@@ -86,38 +96,11 @@
     if (args.bias != nullptr) b = __ldg(reinterpret_cast<const float2*>(args.bias + col));
 #pragma unroll
     for (int h = 0; h < 2; ++h) {
-      float v0 = d[4 * j + 2 * h] + b.x, v1 = d[4 * j + 2 * h + 1] + b.y;
-      if (ACT == ACT_RELU) {
-        v0 = fmaxf(v0, 0.f);
-        v1 = fmaxf(v1, 0.f);
-      } else if (ACT == ACT_GELU) {
-        v0 = gelu_erf_fast(v0);
-        v1 = gelu_erf_fast(v1);
-      }
+      const float v0 = activate<ACT>(d[4 * j + 2 * h] + b.x), v1 = activate<ACT>(d[4 * j + 2 * h + 1] + b.y);
       if (!ok[h]) continue;
-      if (EPI == EPI_BF16) {
-        *reinterpret_cast<uint32_t*>(reinterpret_cast<__nv_bfloat16*>(args.out) + orow[h] * args.ldo + col) = pack_bf16x2(v0, v1);
-      } else if (EPI == EPI_F32) {
-        *reinterpret_cast<float2*>(reinterpret_cast<float*>(args.out) + orow[h] * args.ldo + col) = make_float2(v0, v1);
-      } else if (EPI == EPI_RESID_F32) {
-        asm volatile("red.global.add.v2.f32 [%0], {%1, %2};" ::"l"(reinterpret_cast<float*>(args.out) + orow[h] * args.ldo + col),
-                     "f"(v0), "f"(v1)
-                     : "memory");
-      } else if (EPI == EPI_PATCH) {
+      if (EPI == EPI_PATCH) {
         const float2 pe = __ldg(reinterpret_cast<const float2*>(args.pos + static_cast<long long>(1 + tok[h]) * args.ldo + col));
         *reinterpret_cast<float2*>(reinterpret_cast<float*>(args.out) + orow[h] * args.ldo + col) = make_float2(v0 + pe.x, v1 + pe.y);
-      } else if (EPI == EPI_QKV) {
-        const int which = col / args.dim;
-        const int within = col - which * args.dim;
-        const long long bh = static_cast<long long>(frame[h]) * args.heads + (within >> 6);
-        if (which < 2) {
-          __nv_bfloat16* base = reinterpret_cast<__nv_bfloat16*>(which == 0 ? args.q : args.k);
-          *reinterpret_cast<uint32_t*>(base + (bh * args.npad + tok[h]) * 64 + (within & 63)) = pack_bf16x2(v0, v1);
-        } else {
-          __nv_bfloat16* dst = reinterpret_cast<__nv_bfloat16*>(args.vt) + (bh * 64 + (within & 63)) * args.npad + tok[h];
-          dst[0] = __float2bfloat16_rn(v0);
-          dst[args.npad] = __float2bfloat16_rn(v1);
-        }
       } else if (EPI == EPI_MLP_HEAD) {
         if (col < args.feat) {
           const uint32_t xv = __ldg(reinterpret_cast<const uint32_t*>(
@@ -133,18 +116,83 @@
   }
 }
 
+template <int EPI, int ACT, int NREG>
+__device__ __forceinline__ void store_frag(const GemmArgs& args, const CUtensorMap* tm0, const CUtensorMap* tm1,
+                                           const CUtensorMap* tm2, const float (&d)[NREG], const int row_tile,
+                                           const int col_base, const int row_local, const int lane, const bool leader,
+                                           const int bar_id, const uint32_t staging, const uint32_t slice_bytes,
+                                           const int slice0) {
+  const int q = lane & 3;
+#pragma unroll
+  for (int s = 0; s < NREG / 16; ++s) {
+    const int col = col_base + kSliceCols * s;
+    const int si = slice0 + s;
+    const uint32_t buf = staging + (si & 1) * slice_bytes;
+    int which = 0, within = 0;
+    if (EPI == EPI_QKV) {
+      which = col / args.dim;
+      within = col - which * args.dim;
+    }
+    if (leader) {
+      if (si == 0) tma_store_wait_read<0>();
+      else tma_store_wait_read<1>();
+    }
+    named_bar_sync(bar_id, 128);
+#pragma unroll
+    for (int js = 0; js < 4; ++js) {
+      const int j = 4 * s + js;
+      const int c = col + 8 * js + 2 * q;
+      float2 b = make_float2(0.f, 0.f);
+      if (args.bias != nullptr) b = __ldg(reinterpret_cast<const float2*>(args.bias + c));
+#pragma unroll
+      for (int h = 0; h < 2; ++h) {
+        const float v0 = activate<ACT>(d[4 * j + 2 * h] + b.x), v1 = activate<ACT>(d[4 * j + 2 * h + 1] + b.y);
+        const int r = row_local + 8 * h;
+        if (EPI == EPI_F32 || EPI == EPI_RESID_F32) {
+          sts64(buf + r * 128 + ((((2 * js + (q >> 1)) ^ (r & 7))) << 4) + (q & 1) * 8, v0, v1);
+        } else if (EPI == EPI_QKV && which == 2) {
+          const int dd = 8 * js + 2 * q;
+          const uint32_t t = 2 * r;
+          sts16(buf + dd * 128 + (((t >> 4) ^ (dd & 7)) << 4) + (t & 15), __float2bfloat16_rn(v0));
+          sts16(buf + (dd + 1) * 128 + (((t >> 4) ^ ((dd + 1) & 7)) << 4) + (t & 15), __float2bfloat16_rn(v1));
+        } else {
+          sts32(buf + r * 64 + ((js ^ ((r >> 1) & 3)) << 4) + q * 4, pack_bf16x2(v0, v1));
+        }
+      }
+    }
+    fence_proxy_async_smem();
+    named_bar_sync(bar_id, 128);
+    if (leader) {
+      if (EPI == EPI_BF16 || EPI == EPI_F32) {
+        tma_store_2d(tm0, buf, col, row_tile);
+      } else if (EPI == EPI_RESID_F32) {
+        tma_reduce_add_2d(tm0, buf, col, row_tile);
+      } else if (EPI == EPI_QKV) {
+        const int frame = row_tile / args.npad;
+        const int tok0 = row_tile - frame * args.npad;
+        const int bh = frame * args.heads + (within >> 6);
+        if (which < 2) tma_store_2d(which == 0 ? tm0 : tm1, buf, within & 63, bh * args.npad + tok0);
+        else tma_store_2d(tm2, buf, tok0, bh * 64 + (within & 63));
+      }
+      tma_store_commit();
+    }
+  }
+}
+
 template <int BN, int EPI, int ACT>
 __global__ void __launch_bounds__(kNumThreads, 1)
 gemm_bf16_kernel(const __grid_constant__ CUtensorMap tmap_a, const __grid_constant__ CUtensorMap tmap_b,
-                 const GemmArgs args) {
-  using Cfg = GemmCfg<BN>;
+                 const __grid_constant__ CUtensorMap tmap_c0, const __grid_constant__ CUtensorMap tmap_c1,
+                 const __grid_constant__ CUtensorMap tmap_c2, const GemmArgs args) {
+  using Cfg = GemmCfg<BN, EPI>;
   constexpr int STAGES = Cfg::kStages;
 
   extern __shared__ uint8_t smem_raw[];
   uint8_t* smem = reinterpret_cast<uint8_t*>((reinterpret_cast<uintptr_t>(smem_raw) + 1023) & ~uintptr_t(1023));
   uint8_t* smem_b = smem;
   uint8_t* smem_a = smem + STAGES * Cfg::kBBytes;
-  uint64_t* bars = reinterpret_cast<uint64_t*>(smem_a + STAGES * Cfg::kABytes);
+  uint8_t* smem_c = smem_a + STAGES * Cfg::kABytes;
+  uint64_t* bars = reinterpret_cast<uint64_t*>(smem_c + Cfg::kStagingBytes);
   uint64_t* full_bar = bars;
   uint64_t* empty_bar = bars + kMaxStages;
 
@@ -161,7 +209,7 @@
     tma_prefetch_desc(&tmap_b);
     for (int i = 0; i < kMaxStages; ++i) {
       mbar_init(&full_bar[i], 1);
-      mbar_init(&empty_bar[i], kConsumerWarps);
+      mbar_init(&empty_bar[i], kConsumerWarps / 2);
     }
     fence_mbar_init();
   }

Your goal – Your answer should be each line from the preceding material in which the word "CUtensorMap" occurs.

Worked solution –
+__device__ __forceinline__ void store_frag(const GemmArgs& args, const CUtensorMap* tm0, const CUtensorMap* tm1,
+                                           const CUtensorMap* tm2, const float (&d)[NREG], const int row_tile,
 gemm_bf16_kernel(const __grid_constant__ CUtensorMap tmap_a, const __grid_constant__ CUtensorMap tmap_b,
+                 const __grid_constant__ CUtensorMap tmap_c0, const __grid_constant__ CUtensorMap tmap_c1,
+                 const __grid_constant__ CUtensorMap tmap_c2, const GemmArgs args) {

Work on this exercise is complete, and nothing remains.